This approach involves the willingness to face oneself and others in a mindful and heartfelt manner, recognizing that we are all interconnected strands of a vibrant and thriving learning community. It requires the ability to be silent, to be still, to face one’s “heart of darkness,” (phrase coined by Joseph Conrad, 1899), and  to recognize one’s fears and to begin the deep and complicated journey to self-awakening. To achieve this outcome, a teacher must take an inner journey, for, “to be a teacher...requires that I face my Teacher, which is the world as it comes to meet me in all of its variegation, complexity and simplicity” (Smith, 1999, p. 24). At this point one understands that the teacher’s face is always reflected in the faces of others, and thus the teacher is one with all kind, recognizing the interconnectivity of all other Beings on our planet. Smith (1999) describes this process as, “facing those whose faces have been burned by the fires of life, seeing myself in them, I become more fully human, more open and generous, more representative of this real thing we call Life” (p. 24). It is this thing called life that we seek to understand in our educational contexts, that we try to represent through our curriculum as “the situated image of the live(d) curricular experiences of teachers and students” (Aoki, 1996, p. 418). Self-awakening is a slow process that requires time for consideration and reflection, and results in a loss of fear as “the teacher who is awake has recovered themselves from the snares and entrapments of the Self and Other thinking, now accepting all others in a way a very young child does, trusting the world as being the only world there is, engaging without fear” (Smith, 1999, p. 25). Self-awakening also involves the recognition of beauty, for, “when we can sincerely recognize the beautiful qualities of other people, it is very difficult to hold onto our feelings of anger and resentment” (Thich Nhat Hanh, 2009, p. 73). Someone who has awakened sees the beauty of life in each moment, and transcends fear. The awakened being is then in turn able to inspire this same type of insight in others, developing a type of wisdom and grace through poetic voice and open space. (Jardine, 2012)
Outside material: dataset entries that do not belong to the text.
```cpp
struct geo_reg {
    static constexpr uint32_t LROW = T_LROW, BL = T_BL, NCODE = T_NCODE, SHIFT = 4, SMASK = 1023u, CMASK = 15u;
    static constexpr uint32_t BLU = BL - 1, NLO = 1, NHI = T_K;
};
template <int NMAX>
struct geo_t2 {
    static_assert(NMAX == 6 || NMAX == 8, "tier-2 tile geometries");
    static constexpr uint32_t NCODE = NMAX == 8 ? 30 : 13, NE = NMAX - 4, LROW = NCODE + NE;
    static constexpr uint32_t BL = NMAX == 8 ? 339 : 768, SHIFT = NMAX == 8 ? 5 : 4, SMASK = NMAX == 8 ? 511u : 1023u,
                              CMASK = NMAX == 8 ? 31u : 15u;
    static constexpr uint32_t BLU = BL - 1, NLO = 5, NHI = NMAX;
};

#define LF_LANES 16
#define OV_NT 18
#define OV_NE 17
#define OV_FAST_N DM_CHUNK
#define OV_ROW 128
#define OV_EOFF 64
#define OV_REC 8
#define OVF_PAD (~0ull)

#define T2_NMIN 5u
#define T2_NMAX 8u
#define T2_NCODE 30
#define T2_CSTRIDE 32
#define T2_ROW 48
static_assert(T2_NMAX == (unsigned)OV_FAST_N, "the tier lists take the totals above tier 2");
__device__ __forceinline__ bool t2_total(uint32_t n) { return n - T2_NMIN <= T2_NMAX - T2_NMIN; }
__device__ __forceinline__ uint32_t t2_code(uint32_t n, uint32_t r) { return n * (n + 1u) / 2u - 15u + r; }
__device__ __forceinline__ uint32_t t2_pos(uint32_t n, uint32_t r)
{
    const uint32_t hi = r >= 7u ? 1u : 0u;
    return ((n - T2_NMIN) + (n == 8u ? 1u : 0u) + hi) * 8u + 1u + (hi ? r - 7u : r);
}
__device__ __forceinline__ int ovf_tier(uint64_t en)
{
    const uint32_t n = ENT_ALT(en) + ENT_REF(en);
    return n <= (uint32_t)OV_FAST_N ? -1 : (n <= (uint32_t)OV_NE ? 0 : 1);
}

template <int EB>
__device__ __forceinline__ void c4_read1(const uint32_t *__restrict__ base, uint64_t i, uint32_t *cell, uint32_t *code)
{
    if (EB == 32) {
        const uint32_t x = base[i];
        *cell = x & 0x0fffffffu;
        *code = x >> 28;
    } else {
        const uint8_t *b = reinterpret_cast<const uint8_t *>(base) + 3 * i;
        const uint32_t v = (uint32_t)b[0] | ((uint32_t)b[1] << 8) | ((uint32_t)b[2] << 16);
        *cell = v & 0xfffffu;
        *code = v >> 20;
    }
}
template <int EB>
__device__ __forceinline__ void c4_write1(uint32_t *__restrict__ base, uint64_t i, uint32_t cell, uint32_t code)
{
    if (EB == 32) {
        base[i] = cell | (code << 28);
    } else {
        uint8_t *b = reinterpret_cast<uint8_t *>(base) + 3 * i;
        const uint32_t v = cell | (code << 20);
        b[0] = (uint8_t)v; b[1] = (uint8_t)(v >> 8); b[2] = (uint8_t)(v >> 16);
    }
}
#define LM_NUM 1
#define LM_DEN 8

#define LR_LOCI 4096
#define LR_SUB_MAX 16
#define LR_THREADS 1024
#define LR_GROUP 64
#define LR_ROW (LR_LOCI + 2)
#define LT_CELLS 64
#define TB_BINS 64
#define TB_STAGE (24 * 1024)

static inline unsigned gcap(uint64_t n, unsigned per_block, unsigned cap = 1u << 20)
{
    uint64_t g = (n + per_block - 1) / per_block;
    if (g < 1) g = 1;
    if (g > cap) g = cap;
    return (unsigned)g;
}

template <class F>
static inline void with_bool(bool b, F &&f)
{
    if (b) f(std::true_type());
    else f(std::false_type());
}

struct CountedPtr { uint64_t *ptr, *total; };
template <class Pass, class Payload>
// ... 12 lines not shown
```

Baseline: 1060 billion.

## Store regular-tier lookup tables in code-major layout instead of slot-major

Adds tab_pmf/tab_exp index helpers and switches the regular-tier per-chunk log-pmf table to a code-major (structure-of-arrays) layout by default, with the expected-log terms placed first and each code's values contiguous across slots. The builder, the tile lookup macro, the tally read and the LDS bank-assignment helper all use the new indexing. The aim is to change LDS bank mapping and write coalescing for the gathered table lookups in the tiled likelihood kernel. Bank-conflict behaviour of the lane-assignment heuristic shifts with it, and the tier-2 geometries stay slot-major.

```diff
diff --git a/cellector_amd/csrc/kernels_tiled.hip b/cellector_amd/csrc/kernels_tiled.hip
--- a/cellector_amd/csrc/kernels_tiled.hip
+++ b/cellector_amd/csrc/kernels_tiled.hip
@@ -40,9 +40,9 @@
         }
     }
     const bool live = p.x >= 0.0;
-    double *row = tab + chunk * TAB_ELEMS + slot * T_LROW;
-#define TB_PMF(W, A, R) row[W] = live ? dm_log_bb_pmf(lf, p.x, p.y, A, R) : 0.0
-#define TB_EXP(N) row[T_NCODE + N - 1] = (PAIRS && live) ? dm_expected_log_pmf(lf, p.x, p.y, N) : 0.0
+    double *img = tab + chunk * TAB_ELEMS;
+#define TB_PMF(W, A, R) img[tab_pmf<geo_reg>((uint32_t)slot, W)] = live ? dm_log_bb_pmf(lf, p.x, p.y, A, R) : 0.0
+#define TB_EXP(N) img[tab_exp<geo_reg>((uint32_t)slot, N - 1)] = (PAIRS && live) ? dm_expected_log_pmf(lf, p.x, p.y, N) : 0.0
     switch (part) {
     case 0: TB_EXP(4u); TB_PMF(0, 1u, 0u); break;
     case 1: TB_EXP(3u); TB_PMF(1, 0u, 1u); break;
@@ -180,9 +180,9 @@
 #else
 #define TILE_LOOKUP(V, E16)                                                                                      \
     do {                                                                                                         \
-        const uint32_t b__ = (((E16) >> G::SHIFT) & G::SMASK) * G::LROW;                                         \
-        if constexpr (EXPECTED) V = make_double2(s_tab[b__ + ((E16) & G::CMASK)], s_tab[b__ + G::NCODE + ((E16) >> 14)]); \
-        else V = s_tab[b__ + ((E16) & G::CMASK)];                                                                \
+        const uint32_t s__ = ((E16) >> G::SHIFT) & G::SMASK;                                                     \
+        if constexpr (EXPECTED) V = make_double2(s_tab[tab_pmf<G>(s__, (E16) & G::CMASK)], s_tab[tab_exp<G>(s__, (E16) >> 14)]); \
+        else V = s_tab[tab_pmf<G>(s__, (E16) & G::CMASK)];                                                       \
     } while (0)
 #endif
 #define TILE_RD(V, KK)                                                                                           \
@@ -585,7 +585,7 @@
             }
             v = (lf[n] - lf[a] - lf[r]) + log(num / den);
         }
-        tabc[(l / G::BLU) * ELEMS + (l % G::BLU) * G::LROW + c2] = v;
+        tabc[(l / G::BLU) * ELEMS + tab_pmf<G>((uint32_t)(l % G::BLU), c2)] = v;
     } else if (EXPECTED) {
         constexpr uint32_t NE = G::NHI - G::NLO + 1;
         const uint64_t i = (uint64_t)(blockIdx.x - gp) * 256 + threadIdx.x;
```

Mindfulness and Cognitive Learning Science (Upper Right Quadrant of IM—Its)

As my thoughts went inward to the Self, I began to contemplate the implications for the learning sciences and the neurosciences. As a poetic researcher, I knew somehow that my entire body was involved in this transformative process of Being and knowing. Siegel (2011) reflects, “the neural networks around the heart and throughout the body are intimately interwoven with the resonance circuits of the brain” (p. 167). Poetry is a portal that allows for cognitive understanding, creativity, impact, and the evolution of the story (Baldwin, 2005, p. 64). It is a way to merge the art and science of learning to understand the complex interconnection between the emotional, social, cognitive, and physical realms that compromise human living. Poetry is a portal to personal wellness and social interconnectivity that allows us to weave together seemingly disconnected strands into a synthesis of human life and experiences.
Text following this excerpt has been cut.